## TASK DETAILS
Your task is to copy the lines of the data below from the line holding "# iacopo97/Multimodal-SAM-Adapter" through the line holding "Metric: images/sec encoder", inclusive, exactly and with nothing added.

--------------------

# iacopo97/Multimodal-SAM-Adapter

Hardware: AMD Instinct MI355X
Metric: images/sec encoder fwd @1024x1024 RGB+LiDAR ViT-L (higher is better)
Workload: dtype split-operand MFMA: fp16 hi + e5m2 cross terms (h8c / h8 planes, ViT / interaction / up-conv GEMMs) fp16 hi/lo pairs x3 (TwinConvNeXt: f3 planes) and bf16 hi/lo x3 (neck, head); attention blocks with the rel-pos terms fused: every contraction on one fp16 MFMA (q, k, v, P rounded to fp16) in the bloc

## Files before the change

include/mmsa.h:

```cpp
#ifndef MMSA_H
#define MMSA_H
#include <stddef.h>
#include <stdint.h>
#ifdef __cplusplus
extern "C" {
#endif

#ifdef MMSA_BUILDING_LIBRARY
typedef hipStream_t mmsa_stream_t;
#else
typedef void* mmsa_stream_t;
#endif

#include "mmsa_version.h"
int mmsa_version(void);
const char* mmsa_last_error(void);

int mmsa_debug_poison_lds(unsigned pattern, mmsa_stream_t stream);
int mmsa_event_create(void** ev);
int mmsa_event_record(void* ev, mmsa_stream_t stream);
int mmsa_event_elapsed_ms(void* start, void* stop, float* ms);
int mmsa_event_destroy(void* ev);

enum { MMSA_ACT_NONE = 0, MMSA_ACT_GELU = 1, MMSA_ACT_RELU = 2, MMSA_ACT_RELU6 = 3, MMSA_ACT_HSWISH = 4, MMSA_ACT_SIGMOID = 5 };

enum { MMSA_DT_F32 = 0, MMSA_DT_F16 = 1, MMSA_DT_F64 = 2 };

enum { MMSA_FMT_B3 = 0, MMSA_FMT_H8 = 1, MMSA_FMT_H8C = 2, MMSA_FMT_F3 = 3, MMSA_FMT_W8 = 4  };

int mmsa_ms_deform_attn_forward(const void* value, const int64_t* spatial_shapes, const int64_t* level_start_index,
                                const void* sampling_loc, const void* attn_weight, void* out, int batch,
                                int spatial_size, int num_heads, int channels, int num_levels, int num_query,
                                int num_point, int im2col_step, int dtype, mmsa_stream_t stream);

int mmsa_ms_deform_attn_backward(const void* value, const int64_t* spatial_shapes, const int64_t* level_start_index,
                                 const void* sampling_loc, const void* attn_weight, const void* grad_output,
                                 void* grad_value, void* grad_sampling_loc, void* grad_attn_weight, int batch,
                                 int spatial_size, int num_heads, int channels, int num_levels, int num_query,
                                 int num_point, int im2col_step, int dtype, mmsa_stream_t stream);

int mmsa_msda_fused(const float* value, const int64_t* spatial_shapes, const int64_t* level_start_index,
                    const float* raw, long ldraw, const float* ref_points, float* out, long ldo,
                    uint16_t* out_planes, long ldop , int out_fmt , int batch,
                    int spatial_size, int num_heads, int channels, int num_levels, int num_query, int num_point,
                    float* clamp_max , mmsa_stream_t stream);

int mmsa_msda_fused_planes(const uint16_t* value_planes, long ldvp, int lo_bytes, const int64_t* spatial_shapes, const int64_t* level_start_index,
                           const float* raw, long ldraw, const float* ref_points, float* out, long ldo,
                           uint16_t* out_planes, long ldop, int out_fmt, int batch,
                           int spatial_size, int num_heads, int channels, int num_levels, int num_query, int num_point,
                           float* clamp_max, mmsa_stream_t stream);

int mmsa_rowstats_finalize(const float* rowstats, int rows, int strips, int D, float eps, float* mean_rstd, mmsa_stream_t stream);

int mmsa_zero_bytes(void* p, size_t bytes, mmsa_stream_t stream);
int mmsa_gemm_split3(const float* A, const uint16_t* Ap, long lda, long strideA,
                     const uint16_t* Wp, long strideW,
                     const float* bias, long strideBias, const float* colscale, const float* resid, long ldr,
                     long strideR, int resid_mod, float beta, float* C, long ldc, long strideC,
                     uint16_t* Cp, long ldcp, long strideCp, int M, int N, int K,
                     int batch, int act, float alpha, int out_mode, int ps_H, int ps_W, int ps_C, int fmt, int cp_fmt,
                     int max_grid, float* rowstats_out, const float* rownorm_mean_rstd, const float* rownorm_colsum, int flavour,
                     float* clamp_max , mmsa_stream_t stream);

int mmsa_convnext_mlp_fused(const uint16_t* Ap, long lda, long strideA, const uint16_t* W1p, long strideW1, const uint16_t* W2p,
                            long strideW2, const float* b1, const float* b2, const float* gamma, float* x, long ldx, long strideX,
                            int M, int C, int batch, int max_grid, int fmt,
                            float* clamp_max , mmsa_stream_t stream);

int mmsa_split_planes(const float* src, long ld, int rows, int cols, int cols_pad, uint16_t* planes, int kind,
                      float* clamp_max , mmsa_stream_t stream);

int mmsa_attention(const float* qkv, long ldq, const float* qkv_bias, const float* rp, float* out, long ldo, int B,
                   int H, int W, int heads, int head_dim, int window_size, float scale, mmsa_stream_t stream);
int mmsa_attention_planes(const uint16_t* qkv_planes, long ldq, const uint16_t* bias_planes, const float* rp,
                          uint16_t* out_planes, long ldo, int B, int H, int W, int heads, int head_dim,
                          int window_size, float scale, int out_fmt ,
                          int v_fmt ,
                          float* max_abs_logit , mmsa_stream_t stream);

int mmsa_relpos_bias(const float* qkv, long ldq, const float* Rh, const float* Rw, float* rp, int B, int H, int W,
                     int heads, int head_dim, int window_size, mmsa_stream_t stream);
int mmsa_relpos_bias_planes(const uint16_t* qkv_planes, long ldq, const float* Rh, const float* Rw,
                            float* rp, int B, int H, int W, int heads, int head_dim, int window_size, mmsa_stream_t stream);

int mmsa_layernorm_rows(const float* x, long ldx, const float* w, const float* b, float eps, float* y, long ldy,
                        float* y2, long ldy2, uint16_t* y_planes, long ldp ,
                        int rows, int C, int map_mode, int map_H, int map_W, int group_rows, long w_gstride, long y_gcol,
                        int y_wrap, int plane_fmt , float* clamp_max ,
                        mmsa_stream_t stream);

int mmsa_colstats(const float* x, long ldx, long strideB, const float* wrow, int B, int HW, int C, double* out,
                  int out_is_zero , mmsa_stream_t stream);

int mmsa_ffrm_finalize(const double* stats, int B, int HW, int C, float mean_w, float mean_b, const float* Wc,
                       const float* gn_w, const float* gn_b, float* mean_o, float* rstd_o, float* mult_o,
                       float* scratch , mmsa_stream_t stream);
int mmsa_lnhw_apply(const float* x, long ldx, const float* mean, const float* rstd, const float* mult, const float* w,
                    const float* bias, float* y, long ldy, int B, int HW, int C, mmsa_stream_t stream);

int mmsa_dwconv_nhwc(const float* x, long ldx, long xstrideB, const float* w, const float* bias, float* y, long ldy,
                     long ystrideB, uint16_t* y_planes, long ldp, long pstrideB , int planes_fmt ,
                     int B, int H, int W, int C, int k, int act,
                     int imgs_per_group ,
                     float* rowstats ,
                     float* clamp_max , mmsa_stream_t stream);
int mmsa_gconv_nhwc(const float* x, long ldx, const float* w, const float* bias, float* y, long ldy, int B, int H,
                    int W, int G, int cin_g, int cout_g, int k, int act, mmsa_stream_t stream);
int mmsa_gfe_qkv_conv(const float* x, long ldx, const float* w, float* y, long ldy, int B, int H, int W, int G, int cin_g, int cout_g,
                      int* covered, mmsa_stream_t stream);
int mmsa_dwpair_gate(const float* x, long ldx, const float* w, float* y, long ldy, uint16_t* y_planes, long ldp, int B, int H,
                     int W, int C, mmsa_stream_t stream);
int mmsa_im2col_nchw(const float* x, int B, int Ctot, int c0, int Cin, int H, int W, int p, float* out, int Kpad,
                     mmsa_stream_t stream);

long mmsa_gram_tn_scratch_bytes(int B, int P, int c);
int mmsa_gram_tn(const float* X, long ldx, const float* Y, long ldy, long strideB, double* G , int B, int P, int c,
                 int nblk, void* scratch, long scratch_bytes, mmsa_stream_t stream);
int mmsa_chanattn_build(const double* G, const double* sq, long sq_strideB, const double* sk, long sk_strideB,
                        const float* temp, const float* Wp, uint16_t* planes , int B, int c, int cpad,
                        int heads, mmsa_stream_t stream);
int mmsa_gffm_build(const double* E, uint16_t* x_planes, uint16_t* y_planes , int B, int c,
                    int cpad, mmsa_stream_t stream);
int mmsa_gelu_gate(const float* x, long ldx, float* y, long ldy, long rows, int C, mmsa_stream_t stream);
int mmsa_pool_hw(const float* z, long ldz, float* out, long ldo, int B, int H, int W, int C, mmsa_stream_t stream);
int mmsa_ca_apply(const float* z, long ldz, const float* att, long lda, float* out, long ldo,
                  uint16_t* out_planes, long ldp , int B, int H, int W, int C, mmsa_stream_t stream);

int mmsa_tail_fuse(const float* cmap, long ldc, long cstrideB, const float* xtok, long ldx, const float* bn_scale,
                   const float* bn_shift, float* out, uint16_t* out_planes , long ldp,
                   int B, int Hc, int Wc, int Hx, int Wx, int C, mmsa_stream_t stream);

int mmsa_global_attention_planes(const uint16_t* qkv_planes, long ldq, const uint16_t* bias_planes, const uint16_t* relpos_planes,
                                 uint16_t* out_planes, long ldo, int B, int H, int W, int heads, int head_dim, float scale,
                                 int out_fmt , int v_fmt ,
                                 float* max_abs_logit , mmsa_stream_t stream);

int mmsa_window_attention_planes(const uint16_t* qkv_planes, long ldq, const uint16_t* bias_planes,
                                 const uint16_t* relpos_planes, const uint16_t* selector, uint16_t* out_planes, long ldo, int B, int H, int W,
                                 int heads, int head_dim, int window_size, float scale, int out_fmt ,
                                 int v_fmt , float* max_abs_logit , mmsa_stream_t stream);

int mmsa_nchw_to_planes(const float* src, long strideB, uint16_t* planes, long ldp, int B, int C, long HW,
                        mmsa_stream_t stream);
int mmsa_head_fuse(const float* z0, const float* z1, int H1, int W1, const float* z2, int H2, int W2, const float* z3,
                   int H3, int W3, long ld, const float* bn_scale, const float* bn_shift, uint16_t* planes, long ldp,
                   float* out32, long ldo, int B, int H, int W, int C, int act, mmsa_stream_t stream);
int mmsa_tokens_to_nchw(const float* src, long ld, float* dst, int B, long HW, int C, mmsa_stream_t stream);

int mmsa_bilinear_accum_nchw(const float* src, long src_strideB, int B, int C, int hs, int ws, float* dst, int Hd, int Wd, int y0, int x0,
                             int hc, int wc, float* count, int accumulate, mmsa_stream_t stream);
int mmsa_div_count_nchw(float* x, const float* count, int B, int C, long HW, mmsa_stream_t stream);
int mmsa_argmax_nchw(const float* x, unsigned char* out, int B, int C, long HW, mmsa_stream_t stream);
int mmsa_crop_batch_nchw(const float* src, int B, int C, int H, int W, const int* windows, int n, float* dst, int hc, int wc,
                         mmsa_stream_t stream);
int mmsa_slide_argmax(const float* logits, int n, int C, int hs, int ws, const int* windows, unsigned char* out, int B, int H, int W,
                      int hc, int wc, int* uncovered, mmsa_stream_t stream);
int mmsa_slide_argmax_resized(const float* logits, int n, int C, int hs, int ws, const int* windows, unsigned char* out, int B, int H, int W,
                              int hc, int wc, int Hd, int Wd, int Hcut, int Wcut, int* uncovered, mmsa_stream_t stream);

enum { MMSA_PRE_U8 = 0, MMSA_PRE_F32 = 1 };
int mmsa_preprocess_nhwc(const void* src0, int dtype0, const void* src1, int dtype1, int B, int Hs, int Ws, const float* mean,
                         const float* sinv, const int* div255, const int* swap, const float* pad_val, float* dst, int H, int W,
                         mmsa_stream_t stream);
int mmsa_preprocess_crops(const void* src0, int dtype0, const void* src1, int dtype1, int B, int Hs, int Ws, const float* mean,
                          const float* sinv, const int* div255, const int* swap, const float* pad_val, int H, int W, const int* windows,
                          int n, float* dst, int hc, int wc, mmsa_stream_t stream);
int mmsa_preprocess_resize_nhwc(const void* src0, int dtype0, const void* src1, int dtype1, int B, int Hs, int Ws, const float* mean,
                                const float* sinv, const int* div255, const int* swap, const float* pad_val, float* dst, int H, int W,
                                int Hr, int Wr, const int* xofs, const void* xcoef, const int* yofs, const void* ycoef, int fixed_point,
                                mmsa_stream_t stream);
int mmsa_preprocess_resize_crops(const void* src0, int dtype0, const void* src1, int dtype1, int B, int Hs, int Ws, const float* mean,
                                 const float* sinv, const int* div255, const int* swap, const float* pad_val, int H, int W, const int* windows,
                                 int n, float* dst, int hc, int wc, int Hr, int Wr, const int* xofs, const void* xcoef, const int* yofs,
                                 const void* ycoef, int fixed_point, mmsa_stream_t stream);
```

--------------------

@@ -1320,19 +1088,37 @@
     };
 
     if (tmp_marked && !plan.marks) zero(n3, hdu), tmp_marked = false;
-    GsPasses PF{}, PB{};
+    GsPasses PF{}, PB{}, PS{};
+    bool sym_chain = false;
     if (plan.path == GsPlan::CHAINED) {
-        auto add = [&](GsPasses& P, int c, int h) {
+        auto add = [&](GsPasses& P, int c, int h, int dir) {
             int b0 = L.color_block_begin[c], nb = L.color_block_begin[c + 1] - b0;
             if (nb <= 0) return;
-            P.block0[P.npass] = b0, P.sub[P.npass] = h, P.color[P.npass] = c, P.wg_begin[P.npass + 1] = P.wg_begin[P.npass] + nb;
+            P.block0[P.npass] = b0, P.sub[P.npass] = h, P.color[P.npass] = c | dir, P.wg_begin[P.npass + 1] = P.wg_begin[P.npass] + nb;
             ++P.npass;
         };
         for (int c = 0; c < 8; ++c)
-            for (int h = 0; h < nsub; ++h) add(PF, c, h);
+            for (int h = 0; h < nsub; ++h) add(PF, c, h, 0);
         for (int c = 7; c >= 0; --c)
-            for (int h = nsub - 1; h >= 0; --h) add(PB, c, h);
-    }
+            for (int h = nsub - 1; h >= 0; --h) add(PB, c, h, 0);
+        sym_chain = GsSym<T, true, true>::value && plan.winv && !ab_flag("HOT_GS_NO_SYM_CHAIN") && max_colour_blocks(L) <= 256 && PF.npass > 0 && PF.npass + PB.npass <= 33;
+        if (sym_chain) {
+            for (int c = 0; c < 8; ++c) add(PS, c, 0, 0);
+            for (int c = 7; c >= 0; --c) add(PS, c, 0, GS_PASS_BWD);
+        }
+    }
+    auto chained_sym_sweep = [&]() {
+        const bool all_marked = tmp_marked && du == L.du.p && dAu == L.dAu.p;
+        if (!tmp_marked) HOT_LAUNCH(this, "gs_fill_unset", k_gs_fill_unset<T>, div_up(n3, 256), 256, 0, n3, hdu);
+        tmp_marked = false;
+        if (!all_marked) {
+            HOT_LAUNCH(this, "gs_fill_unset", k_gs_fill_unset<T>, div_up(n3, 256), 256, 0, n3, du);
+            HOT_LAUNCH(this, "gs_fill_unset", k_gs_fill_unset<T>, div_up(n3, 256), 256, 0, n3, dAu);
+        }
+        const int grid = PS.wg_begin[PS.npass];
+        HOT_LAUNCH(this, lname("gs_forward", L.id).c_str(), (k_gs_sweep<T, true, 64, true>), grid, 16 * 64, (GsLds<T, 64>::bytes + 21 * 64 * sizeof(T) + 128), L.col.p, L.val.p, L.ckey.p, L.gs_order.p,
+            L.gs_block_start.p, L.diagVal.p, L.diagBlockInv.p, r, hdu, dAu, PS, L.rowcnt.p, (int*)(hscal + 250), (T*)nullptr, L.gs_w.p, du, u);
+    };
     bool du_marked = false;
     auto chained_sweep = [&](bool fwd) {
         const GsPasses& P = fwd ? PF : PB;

--------------------

## EXERCISE ANSWER
# iacopo97/Multimodal-SAM-Adapter

Hardware: AMD Instinct MI355X
Metric: images/sec encoder fwd @1024x1024 RGB+LiDAR ViT-L (higher is better)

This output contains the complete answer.